■ Your instructions:
From the listing below, select every line where the word "ncontacts" appears.
*** Block opens ***
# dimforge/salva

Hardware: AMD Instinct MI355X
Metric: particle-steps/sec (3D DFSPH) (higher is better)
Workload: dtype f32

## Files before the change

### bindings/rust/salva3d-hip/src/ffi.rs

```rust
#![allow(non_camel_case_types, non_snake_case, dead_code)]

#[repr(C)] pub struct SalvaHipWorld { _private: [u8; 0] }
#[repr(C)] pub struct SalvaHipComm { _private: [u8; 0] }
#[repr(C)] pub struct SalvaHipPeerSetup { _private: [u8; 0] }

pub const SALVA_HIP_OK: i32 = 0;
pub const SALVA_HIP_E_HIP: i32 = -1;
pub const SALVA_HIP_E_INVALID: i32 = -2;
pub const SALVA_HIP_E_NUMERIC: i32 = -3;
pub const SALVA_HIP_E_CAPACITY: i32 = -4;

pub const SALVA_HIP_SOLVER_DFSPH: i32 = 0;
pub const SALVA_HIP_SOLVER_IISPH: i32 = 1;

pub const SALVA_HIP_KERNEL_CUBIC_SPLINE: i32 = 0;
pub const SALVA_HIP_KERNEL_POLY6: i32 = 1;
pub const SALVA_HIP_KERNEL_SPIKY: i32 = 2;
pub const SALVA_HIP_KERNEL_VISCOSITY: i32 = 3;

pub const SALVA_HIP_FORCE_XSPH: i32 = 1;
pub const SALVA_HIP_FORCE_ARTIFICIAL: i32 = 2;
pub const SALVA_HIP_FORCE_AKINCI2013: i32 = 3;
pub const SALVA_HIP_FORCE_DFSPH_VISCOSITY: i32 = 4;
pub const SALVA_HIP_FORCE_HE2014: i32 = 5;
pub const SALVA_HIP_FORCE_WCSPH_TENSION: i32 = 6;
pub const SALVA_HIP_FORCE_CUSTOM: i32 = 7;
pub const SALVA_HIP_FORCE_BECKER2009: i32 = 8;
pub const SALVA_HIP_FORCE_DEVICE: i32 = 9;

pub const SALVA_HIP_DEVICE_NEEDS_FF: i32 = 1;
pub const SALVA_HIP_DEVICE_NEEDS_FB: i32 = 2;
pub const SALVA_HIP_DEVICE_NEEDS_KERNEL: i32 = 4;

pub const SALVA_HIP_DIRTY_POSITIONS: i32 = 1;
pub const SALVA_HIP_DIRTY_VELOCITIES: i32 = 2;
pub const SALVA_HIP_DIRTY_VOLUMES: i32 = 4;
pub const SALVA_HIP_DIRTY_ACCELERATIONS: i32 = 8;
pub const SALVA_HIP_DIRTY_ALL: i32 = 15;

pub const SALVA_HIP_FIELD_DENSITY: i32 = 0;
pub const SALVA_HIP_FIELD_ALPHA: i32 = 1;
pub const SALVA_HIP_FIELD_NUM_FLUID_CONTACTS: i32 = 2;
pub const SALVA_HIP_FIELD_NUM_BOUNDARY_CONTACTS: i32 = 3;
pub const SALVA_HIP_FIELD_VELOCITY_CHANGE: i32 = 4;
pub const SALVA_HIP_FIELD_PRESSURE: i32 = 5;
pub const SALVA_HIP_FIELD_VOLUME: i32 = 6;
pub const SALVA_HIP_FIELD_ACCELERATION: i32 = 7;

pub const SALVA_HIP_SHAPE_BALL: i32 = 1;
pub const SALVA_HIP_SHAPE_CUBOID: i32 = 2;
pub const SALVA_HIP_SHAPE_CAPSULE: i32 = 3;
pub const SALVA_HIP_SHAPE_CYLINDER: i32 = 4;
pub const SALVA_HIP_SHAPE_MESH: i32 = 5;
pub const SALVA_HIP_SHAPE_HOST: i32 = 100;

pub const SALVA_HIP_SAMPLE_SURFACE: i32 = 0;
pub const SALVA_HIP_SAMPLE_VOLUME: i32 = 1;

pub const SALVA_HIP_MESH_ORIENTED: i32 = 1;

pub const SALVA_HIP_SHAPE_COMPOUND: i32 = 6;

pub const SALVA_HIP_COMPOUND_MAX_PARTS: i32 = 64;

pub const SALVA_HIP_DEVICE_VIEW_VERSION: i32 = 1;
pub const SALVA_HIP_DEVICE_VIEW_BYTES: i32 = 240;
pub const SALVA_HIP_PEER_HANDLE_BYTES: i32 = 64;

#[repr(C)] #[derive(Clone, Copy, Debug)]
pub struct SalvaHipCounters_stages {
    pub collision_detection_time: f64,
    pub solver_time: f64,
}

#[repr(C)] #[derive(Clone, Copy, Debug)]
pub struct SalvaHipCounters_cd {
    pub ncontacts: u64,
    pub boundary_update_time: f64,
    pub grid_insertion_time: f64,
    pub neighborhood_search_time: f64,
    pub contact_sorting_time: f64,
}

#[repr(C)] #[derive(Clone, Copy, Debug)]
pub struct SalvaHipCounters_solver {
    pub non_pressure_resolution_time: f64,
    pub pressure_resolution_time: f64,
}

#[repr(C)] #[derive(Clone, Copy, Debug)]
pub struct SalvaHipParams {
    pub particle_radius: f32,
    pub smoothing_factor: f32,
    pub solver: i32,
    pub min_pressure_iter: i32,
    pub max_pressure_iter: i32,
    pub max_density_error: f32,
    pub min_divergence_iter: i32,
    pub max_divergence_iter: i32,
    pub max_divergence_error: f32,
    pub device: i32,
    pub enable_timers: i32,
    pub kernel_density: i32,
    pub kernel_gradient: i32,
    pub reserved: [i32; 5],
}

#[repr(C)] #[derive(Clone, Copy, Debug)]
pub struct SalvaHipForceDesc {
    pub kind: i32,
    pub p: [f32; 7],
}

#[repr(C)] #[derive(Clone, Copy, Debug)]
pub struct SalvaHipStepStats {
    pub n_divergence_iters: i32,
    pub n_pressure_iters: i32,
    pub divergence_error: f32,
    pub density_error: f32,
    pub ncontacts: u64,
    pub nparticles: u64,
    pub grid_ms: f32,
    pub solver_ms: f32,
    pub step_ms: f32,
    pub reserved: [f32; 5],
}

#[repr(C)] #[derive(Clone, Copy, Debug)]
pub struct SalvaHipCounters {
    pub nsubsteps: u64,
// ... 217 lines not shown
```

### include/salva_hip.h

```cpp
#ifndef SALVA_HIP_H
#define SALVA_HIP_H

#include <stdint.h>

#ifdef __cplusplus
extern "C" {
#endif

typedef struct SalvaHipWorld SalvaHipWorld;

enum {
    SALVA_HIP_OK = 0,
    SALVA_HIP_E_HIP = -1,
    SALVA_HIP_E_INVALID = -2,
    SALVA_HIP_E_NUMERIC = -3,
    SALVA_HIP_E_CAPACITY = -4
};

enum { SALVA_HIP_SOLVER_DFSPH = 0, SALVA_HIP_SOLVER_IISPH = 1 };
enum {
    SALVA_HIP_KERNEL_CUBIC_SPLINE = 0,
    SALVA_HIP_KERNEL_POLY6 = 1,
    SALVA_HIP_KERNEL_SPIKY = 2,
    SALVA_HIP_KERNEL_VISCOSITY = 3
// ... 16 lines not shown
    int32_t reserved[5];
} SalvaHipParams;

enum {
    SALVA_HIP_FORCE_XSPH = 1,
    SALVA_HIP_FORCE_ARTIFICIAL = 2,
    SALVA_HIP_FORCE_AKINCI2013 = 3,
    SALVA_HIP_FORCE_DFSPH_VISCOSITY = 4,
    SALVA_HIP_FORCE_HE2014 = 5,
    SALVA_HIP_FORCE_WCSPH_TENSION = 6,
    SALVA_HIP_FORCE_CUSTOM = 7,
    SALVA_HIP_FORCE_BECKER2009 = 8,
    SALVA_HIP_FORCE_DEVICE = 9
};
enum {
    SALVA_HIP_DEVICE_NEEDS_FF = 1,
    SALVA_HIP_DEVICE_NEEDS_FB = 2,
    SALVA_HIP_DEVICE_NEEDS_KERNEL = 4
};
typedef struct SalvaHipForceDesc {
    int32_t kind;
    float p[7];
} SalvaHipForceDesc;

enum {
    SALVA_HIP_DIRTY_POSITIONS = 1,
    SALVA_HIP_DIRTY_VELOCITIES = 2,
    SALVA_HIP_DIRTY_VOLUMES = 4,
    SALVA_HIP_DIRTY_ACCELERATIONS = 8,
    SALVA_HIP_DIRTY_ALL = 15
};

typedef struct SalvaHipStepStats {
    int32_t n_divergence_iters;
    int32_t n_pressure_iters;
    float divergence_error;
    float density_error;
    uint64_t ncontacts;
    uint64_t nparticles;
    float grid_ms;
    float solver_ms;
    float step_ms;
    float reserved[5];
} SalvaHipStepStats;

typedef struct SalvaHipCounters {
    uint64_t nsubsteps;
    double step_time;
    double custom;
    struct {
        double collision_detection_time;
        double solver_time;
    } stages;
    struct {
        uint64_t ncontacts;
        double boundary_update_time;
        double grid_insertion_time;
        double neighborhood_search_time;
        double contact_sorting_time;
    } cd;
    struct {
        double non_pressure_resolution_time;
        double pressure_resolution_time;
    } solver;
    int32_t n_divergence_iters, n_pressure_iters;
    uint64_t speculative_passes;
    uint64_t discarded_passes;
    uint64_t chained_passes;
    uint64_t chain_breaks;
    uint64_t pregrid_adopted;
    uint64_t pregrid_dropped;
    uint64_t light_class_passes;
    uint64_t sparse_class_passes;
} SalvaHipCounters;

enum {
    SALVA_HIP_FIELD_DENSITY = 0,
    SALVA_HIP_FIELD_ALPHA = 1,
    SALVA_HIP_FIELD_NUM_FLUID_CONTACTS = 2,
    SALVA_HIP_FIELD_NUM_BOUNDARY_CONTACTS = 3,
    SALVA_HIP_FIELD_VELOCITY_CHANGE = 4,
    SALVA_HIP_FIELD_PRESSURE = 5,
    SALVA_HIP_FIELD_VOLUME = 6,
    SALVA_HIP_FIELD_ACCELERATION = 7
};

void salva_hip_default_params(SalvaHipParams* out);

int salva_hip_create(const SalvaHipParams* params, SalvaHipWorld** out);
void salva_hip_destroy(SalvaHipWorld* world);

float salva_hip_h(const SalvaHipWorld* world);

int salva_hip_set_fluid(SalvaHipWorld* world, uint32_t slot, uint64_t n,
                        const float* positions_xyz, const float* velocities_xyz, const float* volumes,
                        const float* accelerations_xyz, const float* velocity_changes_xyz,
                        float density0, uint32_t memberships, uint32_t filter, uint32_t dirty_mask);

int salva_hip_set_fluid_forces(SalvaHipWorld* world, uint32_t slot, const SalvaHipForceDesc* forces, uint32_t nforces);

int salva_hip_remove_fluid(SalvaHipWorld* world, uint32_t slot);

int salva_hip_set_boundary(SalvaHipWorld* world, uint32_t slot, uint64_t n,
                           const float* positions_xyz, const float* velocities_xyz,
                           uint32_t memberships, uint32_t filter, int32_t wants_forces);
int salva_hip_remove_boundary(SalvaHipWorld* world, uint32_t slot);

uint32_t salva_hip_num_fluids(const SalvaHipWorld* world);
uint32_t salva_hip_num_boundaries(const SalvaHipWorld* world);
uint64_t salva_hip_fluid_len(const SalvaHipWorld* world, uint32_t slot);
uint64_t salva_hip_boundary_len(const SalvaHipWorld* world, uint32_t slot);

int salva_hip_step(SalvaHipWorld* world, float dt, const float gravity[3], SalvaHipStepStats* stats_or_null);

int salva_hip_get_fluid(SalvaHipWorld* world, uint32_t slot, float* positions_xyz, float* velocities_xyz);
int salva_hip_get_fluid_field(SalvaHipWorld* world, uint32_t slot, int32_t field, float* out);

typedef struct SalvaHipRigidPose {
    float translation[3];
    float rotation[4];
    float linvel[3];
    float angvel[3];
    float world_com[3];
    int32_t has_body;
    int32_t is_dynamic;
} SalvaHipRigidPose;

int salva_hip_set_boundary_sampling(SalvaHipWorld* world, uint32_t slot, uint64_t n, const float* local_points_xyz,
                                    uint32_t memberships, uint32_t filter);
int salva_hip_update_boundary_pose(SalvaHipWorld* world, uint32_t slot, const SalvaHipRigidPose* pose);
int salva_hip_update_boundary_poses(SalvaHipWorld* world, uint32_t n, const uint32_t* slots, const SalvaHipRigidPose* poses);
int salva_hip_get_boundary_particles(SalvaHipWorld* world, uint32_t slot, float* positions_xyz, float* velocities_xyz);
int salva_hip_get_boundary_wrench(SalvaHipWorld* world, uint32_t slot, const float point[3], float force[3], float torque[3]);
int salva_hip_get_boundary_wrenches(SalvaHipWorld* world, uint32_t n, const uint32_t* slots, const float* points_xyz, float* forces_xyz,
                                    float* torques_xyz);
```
*** Block closes ***
■ Answer for this exercise:
    pub ncontacts: u64,
    pub ncontacts: u64,
    uint64_t ncontacts;
        uint64_t ncontacts;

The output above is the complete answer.